それも一人で炭に最適の木を捜し、そして国中を探し回って良質の砂金やら砂鉄を探します。
ついにそれも終わり、様々な金属を微妙な比率で調合します。アルセイユはずっとイメージしていました。自分の中の龍の姿を。
そしてたたらに鉄を注ぎ込み、ふいごをふかしそして最後にミスリルを流し込みました。
たたらから翡翠のように輝く光が放たれてそしてそれが最高潮になったとき。
アルセイユは重いハンマーでたたらを壊しました。すると一塊の緑に輝く熱いたまはがねと呼ばれるものができたのです。
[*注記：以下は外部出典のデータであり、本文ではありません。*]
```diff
+__global__ __launch_bounds__(S2_T) void k_stats_hist(const double *__restrict__ dad, const uint8_t *__restrict__ ncm, int64_t n,
+                                                    unsigned long long *__restrict__ tab)
+{
+    __shared__ uint32_t lh[SH_BINS];
+    __shared__ int bad;
+    for (int t = threadIdx.x; t < SH_BINS; t += S2_T) lh[t] = 0;
+    if (threadIdx.x == 0) bad = 0;
+    __syncthreads();
+    const int lane = threadIdx.x & 63;
+    bool mybad = false;
+    const int64_t ntiles = (n + SH_TILE - 1) / SH_TILE;
+    for (int64_t tile = blockIdx.x; tile < ntiles; tile += gridDim.x) {
+        double v[SH_ITEMS];
+        uint8_t f[SH_ITEMS];
+#pragma unroll
+        for (int j = 0; j < SH_ITEMS; ++j) {
+            const int64_t t = tile * SH_TILE + j * S2_T + threadIdx.x;
+            v[j] = ann_ldc(dad, t, n);
+            f[j] = ann_ldc(ncm, t, n);
+            if (t >= n) f[j] = 0;
+        }
+#pragma unroll
+        for (int j = 0; j < SH_ITEMS; ++j) {
+            const double h = v[j] + v[j];
+            const bool ok = __double_as_longlong(h) >= 0 && h < (double)SH_BINS && h == floor(h);
+            mybad |= f[j] != 0 && !ok;
+            const bool act = f[j] != 0 && ok;
+            const uint32_t d = act ? (uint32_t)(int)h : 0u;
+            const unsigned long long am = __ballot(act);
+            if (!am) continue;
+            const int lead = __ffsll((long long)am) - 1;
+            const uint32_t d0 = __shfl(d, lead);
+            const unsigned long long m = __ballot(act && d == d0);
+            if (lane == lead) atomicAdd(&lh[d0], (uint32_t)__popcll(m));
+            if (act && d != d0) atomicAdd(&lh[d], 1u);
+        }
+    }
+    if (mybad) bad = 1;
+    __syncthreads();
+    for (int t = threadIdx.x; t < SH_BINS; t += S2_T)
+        if (lh[t]) atomicAdd(&tab[t], (unsigned long long)lh[t]);
+    if (threadIdx.x == 0 && bad) atomicAdd(&tab[SH_BINS], 1ull);
+}
+
+__global__ __launch_bounds__(S2_T) void k_stats_finish(unsigned long long *__restrict__ tab, int64_t k0, int64_t k1, Sel2Epilogue ep)
+{
+    constexpr int PER = SH_BINS / S2_T;
+    __shared__ uint32_t lh[SH_BINS];
+    __shared__ Sel2Sh sh;
+    __shared__ SamplerStats sst;
+    static_assert(sizeof(SamplerStats) % sizeof(unsigned long long) == 0, "SamplerStats is copied in 8-byte words");
+    const int tid = threadIdx.x;
+    unsigned long long cb[PER];
+#pragma unroll
+    for (int j = 0; j < PER; ++j) { cb[j] = tab[tid * PER + j]; lh[tid * PER + j] = (uint32_t)cb[j]; }
+    const bool violated = tid == 0 && tab[SH_BINS] != 0;
+#pragma unroll
+    for (int j = 0; j < PER; ++j)
+        if (cb[j]) tab[tid * PER + j] = 0;
+    if (tid == 0 && violated) tab[SH_BINS] = 0;
+    __syncthreads();
+    int d0, d1;
+    int64_t krem;
+    sel2_step<SH_BINS>(lh, k0, sh, d0, krem);
+    sel2_step<SH_BINS>(lh, k1, sh, d1, krem);
+    if (tid == 0) {
+        uint32_t total = 0;
+        for (int w = 0; w < S2_T / 64; ++w) total += sh.wsum[w];
+        const uint64_t prefix[2] = {ann_key_asc((double)d0 * 0.5), ann_key_asc((double)d1 * 0.5)};
+        Sel2Epilogue lep;
+        lep.kind = 1; lep.st = &sst; lep.nparts = ep.nparts;
+        sel2_epilogue(lep, prefix, (violated || total == 0) ? 1 : 0);
+    }
+    __syncthreads();
+#pragma unroll
+    for (int j = 0; j < PER; ++j)
+        if (cb[j]) {
+            const int b = sampler_bin(sst.be, (double)(tid * PER + j) * 0.5);
+            if (b >= 0) atomicAdd(&sst.counts[b], cb[j]);
+        }
+    __syncthreads();
+    const unsigned long long *src = reinterpret_cast<const unsigned long long *>(&sst);
+    unsigned long long *dst = reinterpret_cast<unsigned long long *>(ep.st);
+    for (int t = tid; t < (int)(sizeof(SamplerStats) / sizeof(unsigned long long)); t += S2_T) dst[t] = src[t];
+}
+
 static int load_bins(annchor_ctx *c, const double *bins, int32_t nbins, BinEdges &be);
 
 __host__ __device__ __forceinline__ unsigned long long ann_splitmix64(unsigned long long x)
@@ -674,6 +765,13 @@
     return ann_d2h(c, counts, c->tmp2.p, 8 * (size_t)nbins);
 }
 
+static bool stats_hist_wanted(const annchor_ctx *c)
+{
+    const char *e = getenv("ANNCHOR_STATS_HIST");
+    if (e && *e) return atoi(e) != 0;
+    return c->metric == ANNCHOR_METRIC_LEVENSHTEIN && c->maxlen < SH_BINS / 2;
+}
+
 extern "C" int annchor_sampler_stats(annchor_ctx *c, const int64_t *ks, int32_t n_partitions, double *q, double *edges,
                                      int64_t *counts, int32_t *fused)
 {
@@ -682,20 +780,30 @@
     ANN_REQUIRE(c, n_partitions >= 2 && n_partitions <= MAXBINS, ANNCHOR_ELIMIT, "2..%d partitions supported", MAXBINS);
     ANN_CHECK_HIP(c, hipSetDevice(c->device));
     *fused = 0;
-    const unsigned long long *d_prefix = nullptr;
-    const int *d_unfinished = nullptr;
     ANN_TRY(ann_reserve(c, c->sstats, sizeof(SamplerStats)));
     SamplerStats *st = c->sstats.as<SamplerStats>();
-    {
-        Sel2Epilogue ep;
-        memset(&ep, 0, sizeof ep);
-        ep.kind = 1; ep.st = st; ep.nparts = n_partitions;
-        ANN_TRY(ann_kth_async(c, c->dad.as<double>(), c->ncm.as<uint8_t>(), c->n, ks, 2, &d_prefix, &d_unfinished, &ep));
-    }
-    if (d_prefix) {
-        const int64_t ntiles = (c->n + BC_TILE - 1) / BC_TILE;
-        const int blocks = (int)(ntiles <= 256 ? ntiles : std::min<int64_t>(1024, std::max<int64_t>(256, ntiles / 4)));
-        {
+    Sel2Epilogue ep;
+    memset(&ep, 0, sizeof ep);
+    ep.kind = 1; ep.st = st; ep.nparts = n_partitions;
+    for (int route = stats_hist_wanted(c) ? 0 : 1; route < 2; ++route) {
+        if (route == 0) {
+            ANN_TRY(ann_reserve(c, c->stats_hist, ann_stats_hist_bytes()));
+            if (c->stats_hist_clean != c->stats_hist.p) {
+                ANN_CHECK_HIP(c, hipMemsetAsync(c->stats_hist.p, 0, ann_stats_hist_bytes(), c->stream));
+                c->stats_hist_clean = c->stats_hist.p;
+            }
+            const int64_t ntiles = (c->n + SH_TILE - 1) / SH_TILE;
+            const int grid = (int)(ntiles <= 256 ? ntiles : std::min<int64_t>(1024, std::max<int64_t>(256, ntiles / 4)));
+            ProfScope ps(c, "sampler_stats_hist", (double)c->n * 9.0);
+            k_stats_hist<<<grid, S2_T, 0, c->stream>>>(c->dad.as<double>(), c->ncm.as<uint8_t>(), c->n, c->stats_hist.as<unsigned long long>());
+            k_stats_finish<<<1, S2_T, 0, c->stream>>>(c->stats_hist.as<unsigned long long>(), ks[0], ks[1], ep);
+        } else {
+            const unsigned long long *d_prefix = nullptr;
+            const int *d_unfinished = nullptr;
+            ANN_TRY(ann_kth_async(c, c->dad.as<double>(), c->ncm.as<uint8_t>(), c->n, ks, 2, &d_prefix, &d_unfinished, &ep));
+            if (!d_prefix) break;
+            const int64_t ntiles = (c->n + BC_TILE - 1) / BC_TILE;
+            const int blocks = (int)(ntiles <= 256 ? ntiles : std::min<int64_t>(1024, std::max<int64_t>(256, ntiles / 4)));
             ProfScope ps(c, "sampler_bin_counts", (double)c->n * 9.0);
             k_bin_counts_dev<<<blocks, BC_THREADS, 0, c->stream>>>(c->dad.as<double>(), c->ncm.as<uint8_t>(), c->n, st);
         }
@@ -707,7 +815,8 @@
         } else
         ANN_TRY(ann_d2h(c, &h, st, sizeof h));
         const int unfinished = h.unfinished;
-        ann_kth_async_done(c);
+        if (route == 1) ann_kth_async_done(c);
+        else ++(unfinished ? c->stats_hist_fell : c->stats_hist_taken);
         if (!unfinished) {
             q[0] = h.q[0]; q[1] = h.q[1];
             for (int b = 0; b <= n_partitions; ++b) edges[b] = h.be.e[b];
diff --git a/annchor_amd/csrc/scan.hip b/annchor_amd/csrc/scan.hip
--- a/annchor_amd/csrc/scan.hip
+++ b/annchor_amd/csrc/scan.hip
@@ -221,7 +221,6 @@
         if (lh[t]) atomicAdd(&hist[t], lh[t]);
 }
 
-#define S2_T 1024
 #define S2_ITEMS 8
 #define S2_TILE (S2_T * S2_ITEMS)
 #define S2_MAXWG 1024
@@ -256,46 +255,6 @@
     uint32_t sdone;
 };
 #define S2_ZERO_BYTES offsetof(Sel2Tables, st1)
-struct Sel2Sh {
-    uint32_t wsum[S2_T / 64];
-    int digit;
-    int64_t krem;
-};
-
-template <int NB> __device__ __forceinline__ void sel2_step(const uint32_t *hist, int64_t k_in, Sel2Sh &sh, int &digit, int64_t &krem)
-{
-    constexpr int PER = NB >= S2_T ? NB / S2_T : 1;
-    const int tid = threadIdx.x, lane = tid & 63, wave = tid >> 6;
-    uint32_t cb[PER], s = 0;
-#pragma unroll
-    for (int j = 0; j < PER; ++j) { cb[j] = tid * PER + j < NB ? hist[tid * PER + j] : 0u; s += cb[j]; }
-    uint32_t inc = s;
-#pragma unroll
-    for (int off = 1; off < 64; off <<= 1) {
-        uint32_t o = __shfl_up(inc, off);
-        if (lane >= off) inc += o;
-    }
-    __syncthreads();
-    if (lane == 63) sh.wsum[wave] = inc;
-    if (tid == 0) { sh.digit = NB - 1; sh.krem = 0; }
-    __syncthreads();
-    uint32_t base = 0, total = 0;
-    for (int w = 0; w < S2_T / 64; ++w) { const uint32_t x = sh.wsum[w]; if (w < wave) base += x; total += x; }
-    int64_t k = k_in;
-    if (k >= (int64_t)total) k = (int64_t)total - 1;
-    int64_t ex = (int64_t)base + inc - s;
-    if (s != 0 && k >= ex && k < ex + s) {
-#pragma unroll
-        for (int j = 0; j < PER; ++j) {
-            if (k >= ex && k < ex + cb[j]) { sh.digit = tid * PER + j; sh.krem = k - ex; }
-            ex += cb[j];
-        }
-    }
-    __syncthreads();
-    digit = sh.digit;
-    krem = sh.krem;
-}
-
 __global__ __launch_bounds__(S2_T) void k_sel2_hist0(const double *__restrict__ vals, const uint8_t *__restrict__ flag, int64_t n,
                                                     Sel2Tables *__restrict__ tb, const uint32_t *__restrict__ segcnt)
 {
diff --git a/annchor_amd/csrc/selstate.h b/annchor_amd/csrc/selstate.h
--- a/annchor_amd/csrc/selstate.h
+++ b/annchor_amd/csrc/selstate.h
@@ -39,6 +39,47 @@
     int need1, need5, force_redo;
 };
 
+#define S2_T 1024
+struct Sel2Sh {
+    uint32_t wsum[S2_T / 64];
+    int digit;
+    int64_t krem;
+};
+
+template <int NB> __device__ __forceinline__ void sel2_step(const uint32_t *hist, int64_t k_in, Sel2Sh &sh, int &digit, int64_t &krem)
+{
+    constexpr int PER = NB >= S2_T ? NB / S2_T : 1;
+    const int tid = threadIdx.x, lane = tid & 63, wave = tid >> 6;
+    uint32_t cb[PER], s = 0;
+#pragma unroll
+    for (int j = 0; j < PER; ++j) { cb[j] = tid * PER + j < NB ? hist[tid * PER + j] : 0u; s += cb[j]; }
+    uint32_t inc = s;
+#pragma unroll
+    for (int off = 1; off < 64; off <<= 1) {
+        uint32_t o = __shfl_up(inc, off);
+        if (lane >= off) inc += o;
+    }
+    __syncthreads();
+    if (lane == 63) sh.wsum[wave] = inc;
+    if (tid == 0) { sh.digit = NB - 1; sh.krem = 0; }
+    __syncthreads();
+    uint32_t base = 0, total = 0;
+    for (int w = 0; w < S2_T / 64; ++w) { const uint32_t x = sh.wsum[w]; if (w < wave) base += x; total += x; }
+    int64_t k = k_in;
+    if (k >= (int64_t)total) k = (int64_t)total - 1;
+    int64_t ex = (int64_t)base + inc - s;
+    if (s != 0 && k >= ex && k < ex + s) {
+#pragma unroll
+        for (int j = 0; j < PER; ++j) {
+            if (k >= ex && k < ex + cb[j]) { sh.digit = tid * PER + j; sh.krem = k - ex; }
+            ex += cb[j];
+        }
+    }
+    __syncthreads();
+    digit = sh.digit;
+    krem = sh.krem;
+}
+
 __device__ __forceinline__ void sel2_epilogue(const Sel2Epilogue &ep, const uint64_t *prefix , int unfinished)
 {
     if (ep.kind == 1) {
diff --git a/include/annchor_hip.h b/include/annchor_hip.h
--- a/include/annchor_hip.h
+++ b/include/annchor_hip.h
@@ -195,6 +195,7 @@
 int annchor_update_bounds(annchor_ctx *ctx);
 int annchor_update_bounds_prepare(annchor_ctx *ctx);
 int annchor_overlap_stats(annchor_ctx *ctx, int64_t *out);
+int annchor_sampler_route_stats(annchor_ctx *ctx, int64_t *out);
 
 int annchor_neighbor_graph(annchor_ctx *ctx, int32_t n_neighbors, int64_t *ng_idx, double *ng_dist);
 
```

そしてこれを打ち延ばしていくつもの工程を得て完成するのです。
そして一か月後の朝はアスレイユは見事な昇り龍の彫り物がある素晴らしい暁の太刀を
鍛えだしたのです。
ついにアスレイユはミスリルを操れるようになったのです。
そばでそっと見ていたイズウェル王とその家臣は、驚嘆しました。
「あれはオリハルコン!」
「伝説の金属!」
王は居てもたってもいられなくなって息子のもとへ駆け寄りました。
「すごいぞ、よくぞ……ここまで!」
「夢中だったんだ、みんなの期待に応えたくて」
「ああ、ああ!よくやった。お前の剣だ、『アルセイユの剣』だよ!」
オリハルコンは、至高の金属である。この翡翠の国では古来よりその金属のことを調べてきた。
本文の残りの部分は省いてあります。